DeCLUTR: Deep Contrastive Learning for Unsupervised Textual Representations
Implemented By:
Description:
We present DeCLUTR: Deep Contrastive Learning for Unsupervised Textual Representations, a self-supervised method for learning universal sentence embeddings that transfer to a wide variety of natural language processing (NLP) tasks. Our objective leverages recent advances in deep metric learning (DML) and has the advantage of being conceptually simple and easy to implement, requiring no specialized architectures or labelled training data. We demonstrate that our objective can be used to pretrain transformers to state-of-the-art performance on SentEval, a popular benchmark for evaluating universal sentence embeddings, outperforming existing supervised, semi-supervised and unsupervised methods. We perform extensive ablations to determine which factors contribute to the quality of the learned embeddings. Our code is publicly available and can be easily adapted to new datasets or used to embed unseen text.
Results on SentEval are presented below (as averaged scores on the downstream and probing task test sets), along with existing state-of-the-art methods.
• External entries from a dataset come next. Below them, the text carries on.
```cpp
int vimz_prover_reset(vimz_prover* p, const uint64_t* z0) {
  if (!p || !z0) return VIMZ_ERR_INVALID;
  vimz_ctx* ctx = p->ctx;
  std::lock_guard<std::mutex> g(ctx->mu);
  P_TRY(hipSetDevice(ctx->device));
  for (uint32_t i = 0; i < p->len_z; i++) p->z_cur[i] = fe_from_canon(z0 + 4 * i);
  p->steps = 0; p->u = Fe::zero();
  p->comm_W.x = Fq::zero(); p->comm_W.y = Fq::zero(); p->comm_E = p->comm_W;
  Fe seed[6] = {cb::fe_from_u64(0x56494d7a), cb::fe_from_u64(p->n_c), cb::fe_from_u64(p->n_wires), cb::fe_from_u64(p->len_z),
                cb::fe_from_u64((uint64_t)p->circuit->transformation), cb::fe_from_u64((uint64_t)p->circuit->shape.width)};
  p->ro = cb::poseidon_hash(seed, 6);
  prover_start_state_changed(p);
  memset(p->phase_s, 0, sizeof(p->phase_s)); memset(p->phase_n, 0, sizeof(p->phase_n));
  P_TRY(hipMemsetAsync(p->Zrun, 0, 32 * (size_t)p->n_wires, ctx->stream));
  P_TRY(hipMemsetAsync(p->E, 0, 32 * (size_t)p->n_c, ctx->stream));
  P_TRY(hipMemsetAsync(p->AZ, 0, 32 * (size_t)p->n_c, ctx->stream));
  P_TRY(hipMemsetAsync(p->BZ, 0, 32 * (size_t)p->n_c, ctx->stream));
  P_TRY(hipMemsetAsync(p->CZ, 0, 32 * (size_t)p->n_c, ctx->stream));
  P_TRY(hipStreamSynchronize(ctx->stream));
  return VIMZ_OK;
}

static int witness_batch_locked(vimz_prover* p, const uint64_t* inputs, size_t rows, std::vector<Fe>& zs) {
  vimz_ctx* ctx = p->ctx;
  hipStream_t s = ctx->stream;
  FoldJob job; job.step_inputs = inputs; job.nsteps = rows;
  int rc = fold_prepare(p, job);
  if (rc) return rc;
  zs = job.zs;
  double t0 = now_s();
  P_TRY(hipMemsetAsync(p->status_d, 0, 4 * rows, s));
  if ((rc = launch_witness(p, s, p->Z_d, p->job_out_d, p->status_d, p->priv_all_d, 0, rows, job, false))) return rc;
  p->last_status.assign(rows, 0);
  P_TRY(hipMemcpyAsync(p->last_status.data(), p->status_d, 4 * rows, hipMemcpyDeviceToHost, s));
  P_TRY(hipStreamSynchronize(s));
  p->phase_s[PH_WITNESS] += now_s() - t0;
  return VIMZ_OK;
}

int vimz_prover_witness(vimz_prover* p, const uint64_t* inputs, size_t rows, uint64_t* z_wires_out, uint64_t* zs_out, uint32_t* status_out) {
  if (!p || !inputs || rows == 0 || rows > p->max_batch) return vz_fail(p ? p->ctx : nullptr, VIMZ_ERR_INVALID, "vimz_prover_witness: bad argument");
  if (!p->circuit->build->b.gpu_witness || p->circuit->build->b.zout.empty()) return vz_fail(p->ctx, VIMZ_ERR_INVALID, "vimz_prover_witness: this circuit has no GPU witness program");
  vimz_ctx* ctx = p->ctx;
  std::lock_guard<std::mutex> g(ctx->mu);
  P_TRY(hipSetDevice(ctx->device));
  std::vector<Fe> zs;
  int rc = witness_batch_locked(p, inputs, rows, zs);
  if (rc) return rc;
  if (zs_out) for (size_t i = 0; i < zs.size(); i++) fe_to_canon(zs[i], zs_out + 4 * i);
  if (status_out) memcpy(status_out, p->last_status.data(), 4 * rows);
  if (z_wires_out) {
    const size_t n = rows * (size_t)p->n_wires;
    rc = vz_ensure_scratch(ctx, 32 * n); if (rc) return rc;
    launch_from_mont<Fr>(ctx->stream, p->Z_d, (uint32_t*)ctx->scratch, n);
    P_TRY(hipMemcpyAsync(z_wires_out, ctx->scratch, 32 * n, hipMemcpyDeviceToHost, ctx->stream));
    P_TRY(hipStreamSynchronize(ctx->stream));
  }
  return VIMZ_OK;
}

int vimz_prover_spmv(vimz_prover* p, const uint64_t* z, uint64_t* az, uint64_t* bz, uint64_t* cz) {
  if (!p || !z || !az || !bz || !cz) return VIMZ_ERR_INVALID;
  vimz_ctx* ctx = p->ctx;
  std::lock_guard<std::mutex> g(ctx->mu);
  P_TRY(hipSetDevice(ctx->device));
  hipStream_t s = ctx->stream;
  int rc = vz_ensure_scratch(ctx, 32 * (size_t)p->n_wires); if (rc) return rc;
  uint32_t* zd = (uint32_t*)ctx->scratch;
  P_TRY(hipMemcpyAsync(zd, z, 32 * (size_t)p->n_wires, hipMemcpyHostToDevice, s));
  launch_to_mont<Fr>(s, zd, p->n_wires);
  launch_spmv(p, s, zd, p->az2, p->bz2, p->cz2);
  uint32_t* src[3] = {p->az2, p->bz2, p->cz2}; uint64_t* dst[3] = {az, bz, cz};
  for (int m = 0; m < 3; m++) {
    launch_from_mont<Fr>(s, src[m], p->T, p->n_c);
    P_TRY(hipMemcpyAsync(dst[m], p->T, 32 * (size_t)p->n_c, hipMemcpyDeviceToHost, s));
    P_TRY(hipStreamSynchronize(s));
  }
  return VIMZ_OK;
}

static void ro_absorb_point(const G1Aff& pt, Fe* out2) {
  Fq xc = Fq::from_mont(pt.x), yc = Fq::from_mont(pt.y);
// ... 452 lines not shown
```

### vimz_amd/csrc/prover_internal.hpp

```cpp
#pragma once
#include <hip/hip_runtime.h>
#include <atomic>
#include <chrono>
#include <condition_variable>
#include <cstdio>
#include <cstring>
#include <functional>
#include <memory>
#include <string>
#include <thread>
#include <vector>
#include <algorithm>

#include "internal.hpp"
#include "circuit_handle.hpp"
#include "r1cs_ops.hpp"
#include "witness.hpp"
#include "aug/cs.hpp"

using namespace vz;
typedef cb::Fe Fe;
typedef Fp<BnFq> Fq;
typedef Affine<Fq> G1Aff;
typedef XYZZ<Fq> G1;
// ... 326 lines not shown

struct FoldJob {
  int started_batch = -1;
  const uint64_t* step_inputs = nullptr;
  const uint64_t* witnesses = nullptr;
  size_t nsteps = 0;
  std::vector<Fe> zs;
  size_t nbatches = 0;
  std::vector<size_t> bfirst, brows;
  size_t first(size_t k) const { return bfirst[k]; }
  size_t rows(size_t k) const { return brows[k]; }
  uint32_t nA = 0, nB = 0, nE = 0;
  bool early_fops = false;
  size_t pre_rows = 0;
  BaseTables tbl{};
  bool head = false;
  size_t next_issue = 0;
  std::thread helper; std::atomic<size_t> states_upto{0};
  std::atomic<int> helper_done{1}; int helper_rc = VIMZ_OK; std::string helper_err;
  std::vector<Fe> jobA_rest;
  ~FoldJob() { if (helper.joinable()) helper.join(); }
  static constexpr size_t pin_stride = 4 * (size_t)XYZZ_WORDS * MSM_MAX_WINDOWS;
};

static int launch_witness(vimz_prover* p, hipStream_t st, uint32_t* Z, uint32_t* job_out, uint32_t* status, const uint32_t* priv, size_t first, size_t rows,
                          const FoldJob& J, bool ahead, int part = 0) {
  vimz_ctx* ctx = p->ctx;
  const cb::Builder& b = p->circuit->build->b;
  const WitnessDev& W = p->wd;
  const unsigned R = (unsigned)rows;
  auto chain_wires_std = [&](uint32_t phase) {
    if (W.poseidon29 && p->n_jobs) hipLaunchKernelGGL(k_wit_chain_wires_std, dim3(p->n_jobs, R), dim3(128), 0, st, W, p->job_stage_off_d, phase, Z);
  };
  if (part != 2)
    for (uint32_t gI = 0; gI < W.n_decomp; gI++) {
      const uint32_t total = (b.decomp[gI].nbits - 1) * b.decomp[gI].count;
      hipLaunchKernelGGL(k_wit_decomp, dim3((total + 255) / 256, R), dim3(256), 0, st, W, gI, priv, Z, status);
    }
  hipLaunchKernelGGL(k_wit_inputs, dim3(((1 + 2 * p->len_z + p->n_priv) + 255) / 256, R), dim3(256), 0, st, W, priv, (const uint32_t*)p->zs_all_d, Z, (uint32_t)first);
  if (part == 1) {
    hipLaunchKernelGGL(k_wit_chains, dim3((J.nA + 3) / 4, R), dim3(64), 0, st, W, 0u, Z, job_out, (const uint32_t*)nullptr);
    chain_wires_std(0u);
    P_TRY(hipGetLastError());
    return VIMZ_OK;
  }
  for (uint32_t gI = 0; gI < W.n_groups; gI++)
    hipLaunchKernelGGL(k_wit_lanes, dim3((b.lane_groups[gI].lanes + LANE_TB - 1) / LANE_TB, R), dim3(LANE_TB), 0, st, W, gI, priv, (const uint32_t*)p->zs_all_d, (uint32_t)first, Z, status);
  if (J.nA && !ahead && part != 2) { hipLaunchKernelGGL(k_wit_chains, dim3((J.nA + 3) / 4, R), dim3(64), 0, st, W, 0u, Z, job_out, (const uint32_t*)nullptr); chain_wires_std(0u); }
  if (J.early_fops) {
    hipLaunchKernelGGL(k_wit_fops_lc, dim3(p->n_fops, R), dim3(64), 0, st, W, (const uint32_t*)Z, job_out, 1u);
    hipLaunchKernelGGL(k_wit_fops, dim3((R + 63) / 64), dim3(64), 0, st, W, Z, job_out, (uint32_t)rows, 1u);
  }
  if (J.nE) { hipLaunchKernelGGL(k_wit_chains, dim3((J.nE + 3) / 4, R), dim3(64), 0, st, W, 2u, Z, job_out, (const uint32_t*)nullptr); chain_wires_std(2u); }
  if (!ahead) {
    if (J.nB) { hipLaunchKernelGGL(k_wit_chains, dim3((J.nB + 3) / 4, R), dim3(64), 0, st, W, 1u, Z, job_out, (const uint32_t*)nullptr); chain_wires_std(1u); }
    if (p->n_fops) hipLaunchKernelGGL(k_wit_fops, dim3((R + 63) / 64), dim3(64), 0, st, W, Z, job_out, (uint32_t)rows, 0u);
  }
  P_TRY(hipGetLastError());
  return VIMZ_OK;
}

static void plan_batches(FoldJob& J, size_t first, size_t n, size_t B) {
  if (!n) return;
  const size_t nb = (n + B - 1) / B, per = (n + nb - 1) / nb;
  for (size_t off = 0; off < n; off += per) { J.bfirst.push_back(first + off); J.brows.push_back(std::min(per, n - off)); }
}

template <int DUMMY>
__global__ void k_row_flag(uint32_t* flag, uint32_t v) { __hip_atomic_store(flag, v, __ATOMIC_RELEASE, __HIP_MEMORY_SCOPE_SYSTEM); }
template <int DUMMY>
__global__ void k_row_flags(uint32_t* flag, uint32_t v, uint32_t n) { if (threadIdx.x < n) __hip_atomic_store(flag + threadIdx.x, v, __ATOMIC_RELEASE, __HIP_MEMORY_SCOPE_SYSTEM); }
static inline hipError_t mark_row(hipStream_t st, vimz_prover::BatchBuf& bb, size_t idx) {
  hipLaunchKernelGGL(k_row_flag<0>, dim3(1), dim3(1), 0, st, bb.row_flag + idx, bb.gen);
  return hipGetLastError();
}
std::atomic<long>& vz_rows_group_override();
constexpr size_t ROWS_GROUP_DEFAULT = 4, ROWS_GROUP_BYTES_MAX = (size_t)2 << 30;
static size_t rows_group_wanted() {
  static const long env = [] { const char* e = getenv("VIMZ_TUNE"); const char* q = e ? strstr(e, "rows_group=") : nullptr; return q ? atol(q + 11) : -1L; }();
  const long ov = vz_rows_group_override().load(std::memory_order_relaxed);
  const long v = ov >= 0 ? ov : env >= 0 ? env : (long)ROWS_GROUP_DEFAULT;
  return (size_t)std::min<long>(v, (long)MSM_ROWS_MAX);
}
static inline hipError_t wait_row_flag(const vimz_prover::BatchBuf& bb, size_t idx, hipEvent_t ev) {
  const uint32_t want = bb.gen;
  const uint32_t* f = bb.row_flag + idx;
  double t_start = 0;
  for (uint32_t spins = 1; __atomic_load_n(f, __ATOMIC_ACQUIRE) != want; spins++) {
    if (spins & 31) continue;
    std::this_thread::yield();
    if ((spins & 0x3ffff) == 0) {
      const hipError_t q = hipEventQuery(ev);
      if (q == hipSuccess) break;
      if (q != hipErrorNotReady) return q;
      if (t_start == 0) t_start = now_s(); else if (now_s() - t_start > 120.0) return hipErrorNotReady;
    }
  }
  return hipSuccess;
}
static int fold_issue(vimz_prover* p, const FoldJob& J, size_t k);

static bool getenv_once(const char* name) {
  static std::mutex m; static std::vector<std::pair<std::string, bool>> seen;
  std::lock_guard<std::mutex> g(m);
  for (auto& e : seen) if (e.first == name) return e.second;
  seen.emplace_back(name, getenv(name) != nullptr);
  return seen.back().second;
}
static unsigned usable_cpus() {
  static const unsigned v = [] {
    unsigned n = aug::affinity_cpus();
    if (FILE* f = fopen("/sys/fs/cgroup/cpu.max", "r")) {
      char q[32] = {0}; long per = 0;
      if (fscanf(f, "%31s %ld", q, &per) == 2 && strcmp(q, "max") != 0 && per > 0) { const long k = atol(q) / per; if (k >= 1) n = std::min<unsigned>(n, (unsigned)k); }
      fclose(f);
    } else if (FILE* g = fopen("/sys/fs/cgroup/cpu/cpu.cfs_quota_us", "r")) {
      long quota = -1, per = 100000;
      if (fscanf(g, "%ld", &quota) != 1) quota = -1;
      fclose(g);
      if (FILE* h = fopen("/sys/fs/cgroup/cpu/cpu.cfs_period_us", "r")) { if (fscanf(h, "%ld", &per) != 1) per = 100000; fclose(h); }
      if (quota > 0 && per > 0 && quota / per >= 1) n = std::min<unsigned>(n, (unsigned)(quota / per));
    }
    const bool bound = aug::affinity_cpus() < std::max(1u, std::thread::hardware_concurrency());
    if (const char* lw = getenv("LOCAL_WORLD_SIZE")) { const long k = atol(lw); if (k > 1 && !bound) n = std::max(1u, n / (unsigned)k); }
    return n;
  }();
  return v;
}

static inline hipError_t vz_wait_stream(hipStream_t s) { return hipStreamSynchronize(s); }
static inline hipError_t vz_wait_event(hipEvent_t e) { return hipEventSynchronize(e); }

std::atomic<long>& vz_head_rows_override();
constexpr size_t HEAD_CALL_MAX = 24;
constexpr size_t HEAD_JOB_MAX = 28;
static size_t head_rows_wanted(size_t nsteps = 0) {
  static const long env = getenv("VIMZ_HEAD_ROWS") ? atol(getenv("VIMZ_HEAD_ROWS")) : -1;
  const long ov = vz_head_rows_override().load(std::memory_order_relaxed);
  if (ov >= 0) return (size_t)ov;
  if (env >= 0) return (size_t)env;
  static const bool few_cores = usable_cpus() < 6;
  if (few_cores) return 0;
  return nsteps == 0 || nsteps <= HEAD_CALL_MAX ? 24 : 0;
}

static bool ivc_lookahead_enabled() { static const bool v = getenv("VIMZ_IVC_LOOKAHEAD") && atoi(getenv("VIMZ_IVC_LOOKAHEAD")) != 0; return v; }

static int fold_issue_d(vimz_prover* p, const FoldJob& J, size_t k, size_t r, hipStream_t sp, MsmWorkspace& ws) {
  vimz_ctx* ctx = p->ctx;
  auto& bb = p->buf[k & 1];
  bb.has_d[r] = 0;
  if (!p->want_d) return VIMZ_OK;
  const size_t nc = p->n_c, sc = p->step_c;
  const uint32_t *az0, *bz0, *cz0; hipEvent_t prev;
  if (r > 0) { az0 = bb.az + 8 * (r - 1) * nc; bz0 = bb.bz + 8 * (r - 1) * nc; cz0 = bb.cz + 8 * (r - 1) * nc; prev = bb.ev_p[r - 1]; }
  else if (k > 0) { auto& ob = p->buf[(k - 1) & 1]; const size_t lr = J.rows(k - 1) - 1; az0 = ob.az + 8 * lr * nc; bz0 = ob.bz + 8 * lr * nc; cz0 = ob.cz + 8 * lr * nc; prev = ob.ev_p[lr]; }
  else return VIMZ_OK;
  P_TRY(hipStreamWaitEvent(sp, prev, 0));
  uint32_t* d = bb.d + 8 * r * sc;
  hipLaunchKernelGGL(k_fresh_cross_neg<Fr>, dim3(stream_grid(sc)), dim3(256), 0, sp, sc, az0, bz0, cz0, bb.az + 8 * r * nc, bb.bz + 8 * r * nc, bb.cz + 8 * r * nc, d);
  P_TRY(hipGetLastError());
  P_TRY(msm_launch<BnG1>(sp, ws, p->ck->d, d, sc, 1, 0, (char*)bb.pin_d + r * FoldJob::pin_stride, &p->planD, nullptr, 1, nullptr));
  P_TRY(mark_row(sp, bb, bb.flag_rows + r));
  P_TRY(hipEventRecord(bb.ev_d[r], sp));
  bb.has_d[r] = 1;
  return VIMZ_OK;
// ... 401 lines not shown
```

### vimz_amd/csrc/r1cs_capi.hip

```cpp
#include <hip/hip_runtime.h>
#include <array>
#include <cstring>
#include <memory>
#include <new>
#include <unordered_map>
#include <vector>

#include "internal.hpp"
#include "r1cs_ops.hpp"

using namespace vz;

struct vimz_r1cs {
  int field = 0;
  size_t nrows = 0, ncols = 0, nnz[3] = {0, 0, 0};
  CsrDev M[3] = {};
  uint32_t* dict = nullptr; size_t ndict = 0;
  uint32_t* long_items = nullptr; uint32_t n_long = 0, n_med = 0;
  uint32_t* scratch = nullptr;
  std::vector<void*> owned;
};

#define R_TRY(x) do { hipError_t _e = (x); if (_e != hipSuccess) return vz_fail(ctx, VIMZ_ERR_HIP, #x, _e); } while (0)

namespace {

struct KeyHash {
  size_t operator()(const std::array<uint64_t, 4>& k) const { return (size_t)(k[0] * 0x9e3779b97f4a7c15ull ^ (k[1] + 0x7f4a7c15ull) * 0xff51afd7ed558ccdull ^ k[2] * 0xc4ceb9fe1a85ec53ull ^ k[3]); }
};
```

Model | Requires labelled data? | Parameters | Embed. dim. | Downstream (-SNLI) | Probing | Δ |
---|---|---|---|---|---|---|
InferSent V2 | Yes | 38M | 4096 | 76.00 | 72.58 | -3.06 |
Universal Sentence Encoder | Yes | 147M | 512 | 78.89 | 66.70 | -0.17 |
Sentence Transformers ("roberta-base-nli-mean-tokens") | Yes | 125M | 768 | 77.19 | 63.22 | -1.87 |
Transformer-small (DistilRoBERTa-base) | No | 82M | 768 | 72.58 | 74.57 | -6.48 |
Transformer-base (RoBERTa-base) | No | 125M | 768 | 72.70 | 74.19 | -6.36 |
DeCLUTR-small (DistilRoBERTa-base) | No | 82M | 768 | 77.41 | 74.71 | -1.65 |
DeCLUTR-base (RoBERTa-base) | No | 125M | 768 | 79.06 | 74.65 | -- |
Transformer- is the same underlying architecture and pretrained weights as DeCLUTR- before continued pretraining with our contrastive objective. Transformer- and DeCLUTR- use mean pooling on their token-level embeddings to produce a fixed-length sentence representation. Downstream scores are computed without considering perfomance on SNLI (denoted "Downstream (-SNLI)") as InferSent, USE and Sentence Transformers all train on SNLI. Δ: difference to DeCLUTR-base downstream score.